I was reading Lee's IRM book, in page 328,there is a local expression for Hessian operator that I can't work it out.
Which shows in the normal coordinate (geodesics coordinate) the Hessian operator for distance function inside this neiborhood has the form:
$$\mathscr{H}_{r}=g^{i j}\left(\partial_{j} \partial_{k} r-\Gamma_{j k}^{m} \partial_{m} r\right) \partial_{i} \otimes d x^{k}$$
I try to prove it as follows but fails, first we can assume $\mathscr{H}_r = \omega^i_k \partial_i\otimes dx^k$,
then $\mathscr{H}_r(\partial_k) = \omega_k^i \partial_i$, so $$\omega^i_k g_{ij} = g(\omega_k^i\partial_i, \partial_j)=g(\mathscr{H}_r(\partial_k),\partial_j) = Hess\ r(\partial_k,\partial_j) = g(\nabla_{\partial_k}\nabla r,\partial_j) = g(\nabla_{\partial_k}((\partial^mr) \partial_m)),\partial_j) \tag{*}$$
where $\partial^mr$ denote the $m$-th component of the $\nabla r$, Now we need to expand the last term using product rule:
$$g(\partial_k(\partial^mr)\partial_m,\partial_j) + g(\partial^mr\nabla_{\partial_k}\partial_m, \partial_j) = \partial_k(\partial^mr)g(\partial_m,\partial_j) + \partial^mr\Gamma^{l}_{km}g(\partial_l,\partial_j) = \partial_k(\partial^mr)g_{mj}+\partial^mr\Gamma^{l}_{km} g_{lj}.$$
So
$$\omega^i_k g_{ij}= \partial_k(\partial^mr)g_{mj}+\partial^mr\Gamma^{l}_{km} g_{lj}$$
So
$$\omega^i_k = g^{ij}(\partial_k(\partial^mr)g_{mj}+\partial^mr\Gamma^{l}_{km} g_{lj})$$
Not the desired expression $$\omega^i_k=g^{i j}\left(\partial_{j} \partial_{k} r-\Gamma_{j k}^{m} \partial_{m} r\right)$$
I have tried many times to prove this identity, I am not sure where went wrong?
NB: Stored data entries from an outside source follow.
def _prepare_packs(root):
    from .. import ops
    todo = []
    for m in root.modules():
        if isinstance(m, _Block) and _pair_shape_ok(m):
            w3, wsc = m.conv1.weight, m.downsample[0].weight
            key = (w3.data_ptr(), w3._version, wsc.data_ptr(), wsc._version, ops.exact_mode())
            c = m.__dict__.get("_fs_pair_packs")
            if (c is None or c[0] != key) and w3.is_cuda and w3.dtype == torch.float32:
                todo.append(("pair", m, key))
        if (isinstance(m, nn.Conv2d) and m.stride == (1, 1) and m.kernel_size in ((1, 1), (3, 3)) and m.groups == 1
                and m.weight.is_cuda and m.weight.dtype == torch.float32):
            c = m.__dict__.get("_fs_packs")
            key = _conv_key(m)
            if c is None or c[0] != key:
                todo.append(("conv", m, key))
    if not todo:
        return
    with torch.no_grad():
        plan = ops.PackPlan(todo[0][1].conv1.weight.device if todo[0][0] == "pair" else todo[0][1].weight.device)
        hs = []
        exact = ops.exact_mode()
        for kind, m, key in todo:
            if kind == "conv":
                hs.append(_queue_conv_packs(plan, m))
                continue
            w3, ws = m.conv1.weight.detach(), m.downsample[0].weight.detach()
            N, C = w3.shape[:2]
            a = plan.pack([w3], [4 * C], 10, cin_full=C, s2d=True)
            b = plan.pack([w3], [4 * C], 11, cin_full=C, s2d=True)
            a0 = plan.pack([w3], [4 * C], 0, cin_full=C, s2d=True) if (exact or N <= 32) else a
            b0 = plan.pack([w3], [4 * C], 1, cin_full=C, s2d=True) if (exact or 4 * C <= 32) else b
            Ns, Cs = ws.shape[:2]
            c_ = plan.pack([ws], [Cs], 10)
            d_ = plan.pack([ws], [Cs], 11)
            c0 = plan.pack([ws], [Cs], 0) if (exact or Ns <= 32) else c_
            d0 = plan.pack([ws], [Cs], 1) if (exact or Cs <= 32) else d_
            hs.append(((a0, a, b0, b), (c0, c_, d0, d_)))
        out = plan.run()
        for (kind, m, key), h in zip(todo, hs):
            if kind == "conv":
                m.__dict__["_fs_packs"] = (key,) + tuple(None if i is None else out[i] for i in h)
            else:
                m.__dict__["_fs_pair_packs"] = (key, tuple(out[i] for i in h[0]), tuple(out[i] for i in h[1]))


def _weight_packs(conv):
    c = conv.__dict__.get("_fs_packs")
    if c is None or c[0] != _conv_key(conv):
        _prepare_packs(conv)
        c = conv.__dict__["_fs_packs"]
    return c


class _ConvCL(torch.autograd.Function):

    @staticmethod
    def forward(ctx, x, weight, bias, packs, link=None, sums=None):
        from .. import ops
        ctx.link = link if _is_cl(x) else None
        if ctx.link is not None:
            ctx.link.armed = True
        x = _as_cl(x)
        B, C, H, W = x.shape
        N, _, KH, KW = weight.shape
        out = torch.empty(B, H, W, N, device=x.device, dtype=torch.float32)
        acc = ops.zeros(2, B * 8, N, device=x.device) if (sums is not None and bias is None and STATS_IN_EPILOGUE) else None
        carried = ops.conv_forward([ops.V(x.permute(0, 2, 3, 1), C)], packs[1], bias, B, H, W, KH, KW, N, [ops.Dst.nhwc(out)],
                                   wpk_split=packs[2], wpk_frag=packs[5], stats=acc)
        if sums is not None:
            sums.acc = acc if carried else None
        ctx.save_for_backward(x, weight)
        ctx.packs = packs
        ctx.has_bias = bias is not None
        return out.permute(0, 3, 1, 2)

    @staticmethod
    def backward(ctx, g):
        from .. import ops
        x, weight = ctx.saved_tensors
        B, C, H, W = x.shape
        N, _, KH, KW = weight.shape
        g = _as_cl(g)
        gv = ops.V(g.permute(0, 2, 3, 1), N)
        dx = dw = db = None
        if ctx.needs_input_grad[0]:
            dres = ctx.link.dres if ctx.link is not None else None
            if dres is not None and dres.shape == x.shape and _is_cl(dres) and dres.dtype == torch.float32:
                ctx.link.dres = None
                ops.conv_forward([gv], ctx.packs[3], None, B, H, W, KH, KW, C, [ops.Dst.nhwc(dres.permute(0, 2, 3, 1), acc=True)],
                                 wpk_split=ctx.packs[4], wpk_frag=ctx.packs[6])
                dx = dres
            else:
                if dres is not None:
                    ctx.link.dres = None
                dxb = torch.empty(B, H, W, C, device=x.device, dtype=torch.float32)
                ops.conv_forward([gv], ctx.packs[3], None, B, H, W, KH, KW, C, [ops.Dst.nhwc(dxb)], wpk_split=ctx.packs[4],
                                 wpk_frag=ctx.packs[6])
                dx = dxb.permute(0, 3, 1, 2)
                if dres is not None:
                    dx = dx + dres
        elif ctx.link is not None:
            ctx.link.dres = None
        want_b = ctx.has_bias and ctx.needs_input_grad[2]
        if ctx.needs_input_grad[1] or want_b:
            dwpk = ops.zeros(N, ops.conv_ktot([C], KH, KW), device=x.device)
            db = ops.zeros(N, device=x.device) if want_b else None
            ops.conv_wgrad(gv, [ops.V(x.permute(0, 2, 3, 1), C)], dwpk, B, H, W, KH, KW, dbias=db)
            dw = ops.unpack_weight_grad(dwpk, tuple(weight.shape), [C])
        return dx, dw, db, None, None, None


class _StemFn(torch.autograd.Function):

    @staticmethod
    def forward(ctx, x, w):
        from .. import ops
        x = x.contiguous()
        ctx.save_for_backward(x)
        return ops.stem_fwd(x, w.detach()).permute(0, 3, 1, 2)

    @staticmethod
    def backward(ctx, g):
        from .. import ops
        (x,) = ctx.saved_tensors
        return None, ops.stem_wgrad(x, _as_cl(g).permute(0, 2, 3, 1))


def _stem_ok(conv, x):
    import os
    return (STEM_KERNEL and conv.kernel_size == (7, 7) and conv.stride == (2, 2) and conv.padding == (3, 3)
            and conv.dilation == (1, 1) and conv.groups == 1 and conv.padding_mode == "zeros" and conv.in_channels == 3
            and conv.out_channels in (32, 64) and _fast(x) and not x.requires_grad and not torch.is_autocast_enabled()
            and x.shape[2] >= 7 and x.shape[3] >= 7)


STATS_IN_EPILOGUE = True
STEM_KERNEL = True
S2D_UNITS = True


class _NormSums:
    __slots__ = ("acc",)

    def __init__(self):
        self.acc = None


def _conv(conv, x, bias, link=None, stem_cl=False, sums=None):
    k = conv.kernel_size
    if (_is_cl(x) and x.is_cuda and x.dtype == torch.float32 and k in ((3, 3), (1, 1)) and conv.stride == (1, 1)
            and conv.padding == (k[0] // 2, k[1] // 2) and conv.dilation == (1, 1) and conv.groups == 1
            and conv.padding_mode == "zeros" and x.shape[1] % 4 == 0 and not torch.is_autocast_enabled()):
        return _ConvCL.apply(x, conv.weight, bias, _weight_packs(conv), link, sums)
    if stem_cl and bias is None and _stem_ok(conv, x):
        return _StemFn.apply(x, conv.weight)
    return F.conv2d(_ToNCHW.apply(x) if _is_cl(x) else x, conv.weight, bias, conv.stride, conv.padding, conv.dilation, conv.groups)


_S2D_TAP = ((0, 1), (1, 0), (1, 1))


def _s2d_weight(w3):
    N, C = w3.shape[:2]
    w = w3.new_zeros(N, 2, 2, C, 2, 2)
    for ky, (ty, sy) in enumerate(_S2D_TAP):
        for kx, (tx, sx) in enumerate(_S2D_TAP):
            w[:, sy, sx, :, ty, tx] = w3[:, :, ky, kx]
    return w.reshape(N, 4 * C, 2, 2)


def _s2d_weight_grad(dw, C):
    N = dw.shape[0]
    d = dw.reshape(N, 2, 2, C, 2, 2)
    out = dw.new_empty(N, C, 3, 3)
    for ky, (ty, sy) in enumerate(_S2D_TAP):
        for kx, (tx, sx) in enumerate(_S2D_TAP):
            out[:, :, ky, kx] = d[:, sy, sx, :, ty, tx]
    return out


def _pair_shape_ok(block):
    c1 = getattr(block, "conv1", None)
    ds = block.downsample[0] if getattr(block, "downsample", None) is not None else None
    return (block.n == 2 and c1 is not None and ds is not None and c1.kernel_size == (3, 3) and c1.stride == (2, 2)
            and c1.padding == (1, 1) and c1.dilation == (1, 1) and c1.groups == 1 and ds.kernel_size == (1, 1)
            and ds.stride == (2, 2) and ds.padding == (0, 0) and ds.groups == 1)


def _pair_packs(block):
    from .. import ops
    w3, wsc = block.conv1.weight, block.downsample[0].weight
    key = (w3.data_ptr(), w3._version, wsc.data_ptr(), wsc._version, ops.exact_mode())
    c = block.__dict__.get("_fs_pair_packs")
    if c is None or c[0] != key:
        _prepare_packs(block)
        c = block.__dict__["_fs_pair_packs"]
    return c


class _StridedPairFn(torch.autograd.Function):

    @staticmethod
    def forward(ctx, x, w3, wsc, packs, pre=False):
        from .. import ops
        x = _as_cl(x)
        ctx.pre = pre
        if pre:
            B, C4, h, w = x.shape
            C, H, W = C4 // 4, 2 * h, 2 * w
            xs = x.permute(0, 2, 3, 1)
        else:
            B, C, H, W = x.shape
            h, w = H // 2, W // 2
            xs = ops.space_to_depth2(x.permute(0, 2, 3, 1))
        N, Ns = w3.shape[0], wsc.shape[0]
        y1 = torch.empty(B, h, w, N, device=x.device, dtype=torch.float32)
        ys = torch.empty(B, h, w, Ns, device=x.device, dtype=torch.float32)
        p, q = packs[1], packs[2]
        ops.conv_forward([ops.V(xs, 4 * C)], p[0], None, B, h, w, 2, 2, N, [ops.Dst.nhwc(y1)], wpk_split=p[1])
        ops.conv_forward([ops.V(xs, C, 0)], q[0], None, B, h, w, 1, 1, Ns, [ops.Dst.nhwc(ys)], wpk_split=q[1])
        ctx.save_for_backward(xs, w3, wsc)
        ctx.packs = packs
        return y1.permute(0, 3, 1, 2), ys.permute(0, 3, 1, 2)

    @staticmethod
    def backward(ctx, g1, gs):
        from .. import ops
        xs, w3, wsc = ctx.saved_tensors
        B, h, w, C4 = xs.shape
        C, N, Ns = C4 // 4, w3.shape[0], wsc.shape[0]
        p, q = ctx.packs[1], ctx.packs[2]
        g1v = ops.V(_as_cl(g1).permute(0, 2, 3, 1), N)
        gsv = ops.V(_as_cl(gs).permute(0, 2, 3, 1), Ns)
        dx = dw3 = dwsc = None
        if ctx.needs_input_grad[0]:
            dxs = torch.empty(B, h, w, C4, device=xs.device, dtype=torch.float32)
            ops.conv_forward([g1v], p[2], None, B, h, w, 2, 2, C4, [ops.Dst.nhwc(dxs)], wpk_split=p[3], pad=(0, 0))
            ops.conv_forward([gsv], q[2], None, B, h, w, 1, 1, C, [ops.Dst.nhwc(dxs, 0, 0, True)], wpk_split=q[3])
            dx = (dxs if ctx.pre else ops.space_to_depth2(dxs, inverse=True)).permute(0, 3, 1, 2)
        items = []
        if ctx.needs_input_grad[1]:
            dwpk = ops.zeros(N, ops.conv_ktot([C4], 2, 2), device=xs.device)
            ops.conv_wgrad(g1v, [ops.V(xs, C4)], dwpk, B, h, w, 2, 2)
            dw3 = torch.empty(N, C, 3, 3, device=xs.device, dtype=torch.float32)
            items.append((dwpk, [dw3], [C4], [0], C, 2, 2, 1.0, True))
        if ctx.needs_input_grad[2]:
            dwpk = ops.zeros(Ns, ops.conv_ktot([C], 1, 1), device=xs.device)
            ops.conv_wgrad(gsv, [ops.V(xs, C, 0)], dwpk, B, h, w, 1, 1)
            dwsc = torch.empty(Ns, C, 1, 1, device=xs.device, dtype=torch.float32)
            items.append((dwpk, [dwsc], [C], [0], C, 1, 1, 1.0, False))
        ops.unpack_weight_grads(items, xs.device)
        return dx, dw3, dwsc, None, None


def _norm_act(norm, y, cbias, relu, res=None):
    if isinstance(norm, nn.InstanceNorm2d):
        return _InstNormReluCL.apply(y, norm.eps, relu, res)
    return _FrozenBNReluCL.apply(y, cbias, norm.weight, norm.bias, norm.running_mean, norm.running_var, norm.eps, relu, res)


def _pair_ok_shape(block, C, H, W):
    import os
    return (S2D_UNITS and _pair_shape_ok(block) and H % 2 == 0
            and W % 2 == 0 and C % 4 == 0 and _cl_norm_ok(torch.empty(0, block.conv1.out_channels)))


def _pair_ok(block, x):
    return _pair_ok_shape(block, x.shape[1], x.shape[2], x.shape[3])


S2D_EMIT = True


class _S2D:
    __slots__ = ("t",)

    def __init__(self, t):
        self.t = t


def _conv_norm(conv, norm, x, relu, to_cl=False, res=None, link=None, res_link=None, s2d=False):
    fused = x.is_cuda and x.dtype == torch.float32 and not torch.is_autocast_enabled()
    if isinstance(norm, nn.InstanceNorm2d) and not norm.affine and not norm.track_running_stats:
        if fused:
            sums = _NormSums() if (to_cl or _is_cl(x)) else None
            y = _conv(conv, x, None, link, stem_cl=to_cl, sums=sums)
            if (to_cl or _is_cl(x)) and _cl_norm_ok(y):
                return _InstNormReluCL.apply(y, norm.eps, relu, res, res_link, sums, s2d)
            assert not s2d
            y = _InstNormRelu.apply(y, norm.eps, relu)
            return y if res is None else F.relu(res + y)
        y = F.conv2d(x, conv.weight, None, conv.stride, conv.padding, conv.dilation, conv.groups) if conv.bias is not None else conv(x)
        y = norm(y)
    elif isinstance(norm, nn.BatchNorm2d) and not norm.training and norm.track_running_stats and norm.affine and fused:
        y = _conv(conv, x, None, link, stem_cl=to_cl)
        if (to_cl or _is_cl(x)) and _cl_norm_ok(y):
            return _FrozenBNReluCL.apply(y, conv.bias, norm.weight, norm.bias, norm.running_mean, norm.running_var, norm.eps, relu, res,
                                         res_link, s2d)
        assert not s2d
        y = _FrozenBNRelu.apply(y, conv.bias, norm.weight, norm.bias, norm.running_mean, norm.running_var, norm.eps, relu)
        return y if res is None else F.relu(res + y)
    else:
        y = norm(conv(x))
    assert not s2d, "space-to-depth output is a feature of the fused channels_last norm kernels"
    y = F.relu(y, inplace=True) if relu else y
    return y if res is None else F.relu(res + y)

To get minus sign in the second expression , it seems more reasonable to expand the last terms in (*) using metric compatibility condition. But Still seems not clear, the main problem is $g^{ij}$ and $g_{nm}$ in the expression will cancel out.
Best Answer
For completeness let me write out the solution in detail.
First
$$\omega^i_k g_{ij} = g(\omega_k^i\partial_i, \partial_j)=g(\mathscr{H}_r(\partial_k),\partial_j) = Hess\ r(\partial_k,\partial_j) = g(\nabla_{\partial_k}\nabla r,\partial_j) = g(\nabla_{\partial_k}((\partial^mr) \partial_m)),\partial_j) \tag{*} $$
We apply metric compatible condition in the last term and the relation that $\partial^mr g_{mn}= \partial_nr$ $$\nabla_{\partial_k}g(\partial^mr\partial_m,\partial_j) - g(\partial^mr \partial _m,\nabla_{\partial_k}\partial_j)\\=\partial_j\partial_k r - \partial^mr \Gamma^l_{kj}g_{ml} = \partial_j\partial_k r-\partial_lr\Gamma^l_{kj}$$
therefore
$$\omega^i_k = g^{ij}(\partial_j\partial_k r - \partial_mr \Gamma^m_{kj})$$.
since the first order derivative of $g_{ij}$ vanish at point $p$, so it's $g^{ij}$,then take Taylor expansion we have $g^{ij} = \delta^{ij} + O(r^2)$, since $\Gamma^{m}_{kj}$ is continuous and vanish at $p$ ,we have $\Gamma^m_{kj} = O(r)$.